Он уехал туда сразу после увольнения из театра, в 1989-м, и сумел обосноваться в сквоте на Лиговке, который позже стал «Пушкинской, 10». До лета 1990-го перебивался с хлеба на пиво, а в августе, глядя на похороны Цоя, в зелени Богословского кладбища, решил, что пришла пора возвращаться на малую родину.
В родном пепелище тридцатилетний Наумов сразу стал культовой фигурой и легендой для подрастающего поколения грядущих контркультур.

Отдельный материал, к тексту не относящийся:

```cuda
int sb_debug_gemm_epilogue(const float* A, const float* W, const float* bias, const float* aux, float* out, float* colsum,
                           int32_t M, int32_t N, int32_t K, int32_t da, int32_t act, int32_t bm_wg, int device,
                           int32_t iters, float* ms_out) {
  SB_CHECK(A && W && out && M > 0 && N > 0 && K > 0 && (da == 0 || da == 1), SB_ERR_INVALID, "bad argument");
  SB_CHECK(da ? aux != nullptr : bias != nullptr, SB_ERR_INVALID, "the forward GEMM needs a bias, the dA GEMM an aux matrix");
  SB_CHECK(act >= SB_ACT_NONE && act <= SB_ACT_LEAKYRELU, SB_ERR_INVALID, "act invalid");
  SB_CHECK(bm_wg == 0 || bm_wg == 64 || bm_wg == 128, SB_ERR_INVALID, "bm_wg must be 0, 64 or 128 (got %d)", bm_wg);
  SB_CHECK(iters >= 0 && (iters == 0 || ms_out != nullptr), SB_ERR_INVALID, "iters / ms_out");
  int n_dev = 0;
  SB_CHECK(cudaGetDeviceCount(&n_dev) == cudaSuccess && n_dev > 0, SB_ERR_CUDA, "no CUDA device available");
  cudaDeviceProp prop;
  SB_CUDA(cudaGetDeviceProperties(&prop, device));
  SB_CHECK(prop.major == 9 && prop.minor == 0, SB_ERR_CUDA, "device is sm_%d%d, need sm_90", prop.major, prop.minor);
  SB_CUDA(cudaSetDevice(device));
  const int w_rows = da ? N : K, w_cols = da ? K : N;
  const int lda = round_up(K, 8), ldw = round_up(w_cols, 8), ldn = round_up(N, 8);
  const size_t mn = static_cast<size_t>(M) * N;
  float *dA32 = nullptr, *dW32 = nullptr, *dX32 = nullptr, *d_bias = nullptr, *d_col = nullptr;
  __nv_bfloat16 *dA = nullptr, *dW = nullptr, *d_out = nullptr, *d_aux = nullptr;
  SB_CUDA(cudaMalloc(&dA32, sizeof(float) * M * K));
  SB_CUDA(cudaMalloc(&dW32, sizeof(float) * N * K));
  SB_CUDA(cudaMalloc(&dX32, sizeof(float) * mn));
  SB_CUDA(cudaMalloc(&d_bias, sizeof(float) * N));
  SB_CUDA(cudaMalloc(&d_col, sizeof(float) * N));
  SB_CUDA(cudaMalloc(&dA, sizeof(__nv_bfloat16) * M * lda));
  SB_CUDA(cudaMalloc(&dW, sizeof(__nv_bfloat16) * w_rows * ldw));
  SB_CUDA(cudaMalloc(&d_out, sizeof(__nv_bfloat16) * M * ldn));
  SB_CUDA(cudaMalloc(&d_aux, sizeof(__nv_bfloat16) * M * ldn));
  SB_CUDA(cudaMemset(dA, 0, sizeof(__nv_bfloat16) * M * lda));
  SB_CUDA(cudaMemset(dW, 0, sizeof(__nv_bfloat16) * w_rows * ldw));
  SB_CUDA(cudaMemset(d_out, 0, sizeof(__nv_bfloat16) * M * ldn));
  SB_CUDA(cudaMemset(d_aux, 0, sizeof(__nv_bfloat16) * M * ldn));
  SB_CUDA(cudaMemset(d_bias, 0, sizeof(float) * N));
  SB_CUDA(cudaMemset(d_col, 0, sizeof(float) * N));
  SB_CUDA(cudaMemcpy(dA32, A, sizeof(float) * M * K, cudaMemcpyHostToDevice));
  SB_CUDA(cudaMemcpy(dW32, W, sizeof(float) * N * K, cudaMemcpyHostToDevice));
  if (bias) SB_CUDA(cudaMemcpy(d_bias, bias, sizeof(float) * N, cudaMemcpyHostToDevice));
  cast_bf16_kernel<<<static_cast<unsigned>((static_cast<long long>(M) * K + 255) / 256), 256>>>(dA32, M, K, dA, lda);
  cast_bf16_kernel<<<static_cast<unsigned>((static_cast<long long>(N) * K + 255) / 256), 256>>>(dW32, w_rows, w_cols, dW, ldw);
  if (aux) {
    SB_CUDA(cudaMemcpy(dX32, aux, sizeof(float) * mn, cudaMemcpyHostToDevice));
    cast_bf16_kernel<<<static_cast<unsigned>((mn + 255) / 256), 256>>>(dX32, M, N, d_aux, ldn);
  }
  const PpPlan pp = plan_gemm_pp(M, N, K, prop.multiProcessorCount, bm_wg);
  PpTmaps pt;
  int s = make_tmap_bf16(&pt.a, dA, M, K, lda, pp.bm_wg);
  if (s == SB_OK) s = make_tmap_bf16(&pt.b, dW, w_rows, w_cols, ldw, da ? pp.bn : 64);
  if (s == SB_OK) s = make_tmap_bf16(&pt.o, d_out, M, N, ldn, pp.bm_wg);
  if (s == SB_OK) s = make_tmap_bf16(&pt.x, d_aux, M, N, ldn, pp.bm_wg);
  GemmTcParams p = {};
  p.M = M; p.N = N; p.K = K;
  p.act = act; p.bias = d_bias; p.colsum = colsum ? d_col : nullptr;
  auto launch = [&]() { return da ? launch_gemm_pp<EPI_DA>(pp, pt, p, 0, false) : launch_gemm_pp<EPI_FWD>(pp, pt, p, 0, false); };
  if (s == SB_OK) s = set_gemm_pp_attrs();
  if (s == SB_OK) s = launch();
  if (s == SB_OK) {
    cudaError_t e = cudaDeviceSynchronize();
    if (e != cudaSuccess) s = set_error(SB_ERR_CUDA, "gemm_pp_kernel failed: %s", cudaGetErrorString(e));
  }
  if (s == SB_OK) {
    std::vector<uint16_t> h(static_cast<size_t>(M) * ldn);
    if (cudaMemcpy(h.data(), d_out, sizeof(uint16_t) * h.size(), cudaMemcpyDeviceToHost) != cudaSuccess) s = set_error(SB_ERR_CUDA, "D2H failed");
    for (int r = 0; r < M && s == SB_OK; ++r)
      for (int c = 0; c < N; ++c) {
        const uint32_t u = static_cast<uint32_t>(h[static_cast<size_t>(r) * ldn + c]) << 16;
        memcpy(out + static_cast<size_t>(r) * N + c, &u, 4);
      }
    if (s == SB_OK && colsum && cudaMemcpy(colsum, d_col, sizeof(float) * N, cudaMemcpyDeviceToHost) != cudaSuccess)
      s = set_error(SB_ERR_CUDA, "D2H failed");
  }
  if (s == SB_OK && iters > 0) {
    cudaEvent_t e0, e1;
    cudaEventCreate(&e0); cudaEventCreate(&e1);
    for (int i = 0; i < 3 && s == SB_OK; ++i) s = launch();
    cudaEventRecord(e0, 0);
    for (int i = 0; i < iters && s == SB_OK; ++i) s = launch();
    cudaEventRecord(e1, 0);
    cudaEventSynchronize(e1);
    float ms = 0.f;
    cudaEventElapsedTime(&ms, e0, e1);
    *ms_out = ms / iters;
    cudaEventDestroy(e0); cudaEventDestroy(e1);
    cudaError_t e = cudaDeviceSynchronize();
    if (s == SB_OK && e != cudaSuccess) s = set_error(SB_ERR_CUDA, "gemm_pp_kernel failed: %s", cudaGetErrorString(e));
  }
  cudaFree(dA32); cudaFree(dW32); cudaFree(dX32); cudaFree(d_bias); cudaFree(d_col);
  cudaFree(dA); cudaFree(dW); cudaFree(d_out); cudaFree(d_aux);
  return s;
}

}
```
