# yanyan-li/Structure-SLAM-PointLine

Measured on AMD Instinct MI355X. Metric: front-end frames/sec (ORB+LSD extract+match) 640x480 @1000kp/200ln, higher is better.
Workload: dtype u8; 1 GPU; BASELINE configs[2]: 640x480 ORB(1000kp,8 levels)+LSD/LBD(<=200 lines) extract + Hamming match vs previous frame, inputs resident in HBM; batch_per_gpu=12288, global_batch=12288, unique_frames=64, streams=point branch and line branch on two HIP streams, parallelism=single GPU

## Files before the change

structure-slam-pointline_amd/csrc/lbd.h:

```cpp
#pragma once

template <class KeyPtr>
__device__ __forceinline__ void keyline_sort(KeyPtr keys, int P2, int tid) {
    for (int k = 2; k <= P2; k <<= 1)
        for (int j = k >> 1; j > 0; j >>= 1) {
            for (int i = tid; i < P2; i += 256) {
                int ixj = i ^ j;
                if (ixj > i) {
                    unsigned long long a = keys[i], c = keys[ixj];
                    bool up = (i & k) == 0;
                    if ((a > c) == up) { keys[i] = c; keys[ixj] = a; }
                }
            }
            __syncthreads();
        }
}

constexpr int KL_LDS = 1024;
__global__ __launch_bounds__(256) void k_keylines(uint8_t* __restrict__ ws, LsdPlan P, int maxLines,
                                                  sslam_keyline* __restrict__ klOut, double* __restrict__ fnOut,
                                                  int* __restrict__ counts, int cap) {
    __shared__ unsigned long long keysL[KL_LDS];
    const int b = blockIdx.x, tid = threadIdx.x;
    uint8_t* base = ws + (size_t)b * P.frameBytes;
// ... 33 lines not shown
        const float W = (float)P.w, H = (float)P.h;
        if (e0 < 0) e0 = 0; if (e0 >= W) e0 = W - 1.0f;
        if (e2 < 0) e2 = 0; if (e2 >= W) e2 = W - 1.0f;
        if (e1 < 0) e1 = 0; if (e1 >= H) e1 = H - 1.0f;
        if (e3 < 0) e3 = 0; if (e3 >= H) e3 = H - 1.0f;
        sslam_keyline k;
        k.startPointX = e0; k.startPointY = e1; k.endPointX = e2; k.endPointY = e3;
        k.sPointInOctaveX = e0; k.sPointInOctaveY = e1; k.ePointInOctaveX = e2; k.ePointInOctaveY = e3;
        const double ddx = (double)__fsub_rn(e0, e2), ddy = (double)__fsub_rn(e1, e3);
        k.lineLength = (float)sqrt(ddx * ddx + ddy * ddy);
        const int ax = cv_roundf(e0), ay = cv_roundf(e1), bx = cv_roundf(e2), by = cv_roundf(e3);
        k.numOfPixels = max(abs(bx - ax), abs(by - ay)) + 1;
        k.angle = (float)atan2((double)__fsub_rn(e3, e1), (double)__fsub_rn(e2, e0));
        k.class_id = i; k.octave = 0;
        k.size = __fmul_rn(__fsub_rn(e2, e0), __fsub_rn(e3, e1));
        k.response = __fdiv_rn(k.lineLength, (float)max(P.w, P.h));
        k.pt_x = __fdiv_rn(__fadd_rn(e2, e0), 2.f); k.pt_y = __fdiv_rn(__fadd_rn(e3, e1), 2.f);
        klw[i] = k;
        const unsigned long long key = ((unsigned long long)(~__float_as_uint(k.response)) << 32) | (unsigned)i;
        if (inLds) keysL[i] = key; else keysG[i] = key;
    }
    __syncthreads();
    int nOut = n;
    const bool doSort = n > maxLines;
    if (doSort) {
        int P2 = 1; while (P2 < n) P2 <<= 1;
        if (inLds) {
            for (int i = n + tid; i < P2; i += 256) keysL[i] = ~0ull;
            __syncthreads();
            keyline_sort(keysL, P2, tid);
        } else {
            for (int i = n + tid; i < P2; i += 256) keysG[i] = ~0ull;
            __syncthreads();
            keyline_sort(keysG, P2, tid);
        }
        nOut = maxLines;
    }
    nOut = min(nOut, cap);
    for (int i = tid; i < nOut; i += 256) {
        const int src = doSort ? (int)(unsigned)(inLds ? keysL[i] : keysG[i]) : i;
        sslam_keyline k = klw[src];
        if (doSort) k.class_id = i;
        klOut[(size_t)b * cap + i] = k;
        ((float2*)(base + P.offLbdDir))[i] = make_float2((float)cos((double)k.angle), (float)sin((double)k.angle));
        const double sx = k.startPointX, sy = k.startPointY, ex = k.endPointX, ey = k.endPointY;
        const double l0 = __dsub_rn(sy, ey), l1 = __dsub_rn(ex, sx), l2 = __dsub_rn(__dmul_rn(sx, ey), __dmul_rn(sy, ex));
        const double nrm = sqrt(__dadd_rn(__dmul_rn(l0, l0), __dmul_rn(l1, l1)));
        double* f = fnOut + ((size_t)b * cap + i) * 3;
        f[0] = l0 / nrm; f[1] = l1 / nrm; f[2] = l2 / nrm;
    }
    if (tid == 0) { counts[b] = nOut; misc->nKl = nOut; }
}

__global__ __launch_bounds__(256) void k_blur_sobel(const uint8_t* __restrict__ src, size_t spitch, size_t sframe, int w, int h,
                                                    unsigned* __restrict__ dxyo, size_t dframeBytes,
                                                    const int* __restrict__ tapsArr) {
    constexpr int R = 3;
    const int ngroups = (w + 3) >> 2;
    const int t = blockIdx.x * 256 + threadIdx.x;
    const int strip = t / ngroups, x4 = (t - strip * ngroups) * 4, y0 = strip * STRIP;
    if (y0 >= h) return;
    const int b = blockIdx.y;
    const uint8_t* s = src + (size_t)b * sframe;
    unsigned taps[5];
#pragma unroll
    for (int k = 0; k < 5; ++k) taps[k] = (unsigned)tapsArr[k];
    const unsigned T0 = taps[0] | (taps[1] << 8) | (taps[2] << 16) | (taps[3] << 24), T1 = taps[4];
    const bool fast = x4 >= 4 && x4 + 8 <= w && ((spitch | (size_t)(uintptr_t)s) & 3) == 0;
    const bool vec = ((w & 3) == 0) && ((dframeBytes & 15) == 0);
    unsigned hb[5][6];
    int bl[3][6];
    constexpr int NR = STRIP + 2 * R;
    const bool uni = row12_uniform(s, spitch, w);
    const int x4u = uni ? x4 : 0;
    Row12 ring[ROW_AHEAD_SOBEL];
#pragma unroll
    for (int k = 0; k < ROW_AHEAD_SOBEL; ++k) ring[k] = row12_issue(s, spitch, reflect_row(y0 - R + k, h, R), x4u, w);
#pragma unroll
    for (int r = 0; r < NR; ++r) {
        if (r >= 2 * R && y0 + r - 2 * R >= h) break;
        Row12 cur = ring[r % ROW_AHEAD_SOBEL];
        if (r + ROW_AHEAD_SOBEL < NR) ring[r % ROW_AHEAD_SOBEL] = row12_issue(s, spitch, reflect_row(y0 - R + r + ROW_AHEAD_SOBEL, h, R), x4u, w);
        row12_fix(cur, x4u, w);
        if (!uni) load_row12(s, spitch, reflect_row(y0 - R + r, h, R), x4, w, fast, cur.d0, cur.d1, cur.d2);
        const unsigned d0 = cur.d0, d1 = cur.d1, d2 = cur.d2;
#pragma unroll
        for (int c = 0; c < 6; ++c) hb[r % 5][c] = hdot(d0, d1, d2, c + 1, T0, T1);
        if (r >= 4) {
            const int q = r - 4;
#pragma unroll
            for (int c = 0; c < 6; ++c) {
                unsigned acc = 0;
#pragma unroll
                for (int k = 0; k < 5; ++k) acc = __umul24(hb[(q + k) % 5][c], taps[k]) + acc;
                bl[q % 3][c] = (int)min((acc + 32768u) >> 16, 255u);
            }
            if (q >= 2) {
                const int y = y0 + q - 2;
                const int* A = bl[(q - 2) % 3];
                const int* M = bl[(q - 1) % 3];
                const int* C = bl[q % 3];
                short gx[4], gy[4];
#pragma unroll
                for (int j = 0; j < 4; ++j) {
                    gx[j] = (short)((A[j + 2] - A[j]) + 2 * (M[j + 2] - M[j]) + (C[j + 2] - C[j]));
                    gy[j] = (short)((C[j] - A[j]) + 2 * (C[j + 1] - A[j + 1]) + (C[j + 2] - A[j + 2]));
                }
                unsigned* op = (unsigned*)((uint8_t*)dxyo + (size_t)b * dframeBytes) + (size_t)y * w + x4;
                unsigned pk[4];
#pragma unroll
                for (int j = 0; j < 4; ++j) pk[j] = ((unsigned)(unsigned short)gx[j]) | ((unsigned)(unsigned short)gy[j] << 16);
                if (x4 + 3 < w && vec) *(uint4*)op = make_uint4(pk[0], pk[1], pk[2], pk[3]);
                else {
#pragma unroll
                    for (int j = 0; j < 4; ++j) if (x4 + j < w) op[j] = pk[j];
                }
            }
        }
    }
}
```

Жил Марк один. По выходным дописывал романы Кафки, а по будням учительствовал и рок-н-ролльствовал. Он основал на базе одной из средних школ студию актёрского мастерства и три раза в неделю обтёсывал малолетних буратин в поисках самородков. В эту студию однажды и заглянул девятиклассник Игорь Бессонов. Уже на следующий вечер они сидели у Марка на кухне, пили спирт с колой, чадили «Примой» и обсуждали план совместного акустического сейшна.
Выйдя из облезлого здания больницы, Гарик вгляделся в небо цвета вспыхнувшего спирта, и желание выпить на мгновение придушило все его мысли. Следом спустились Катя и Дуст. От раскрасневшихся прекрасных глаз струились тонкие стиксы туши.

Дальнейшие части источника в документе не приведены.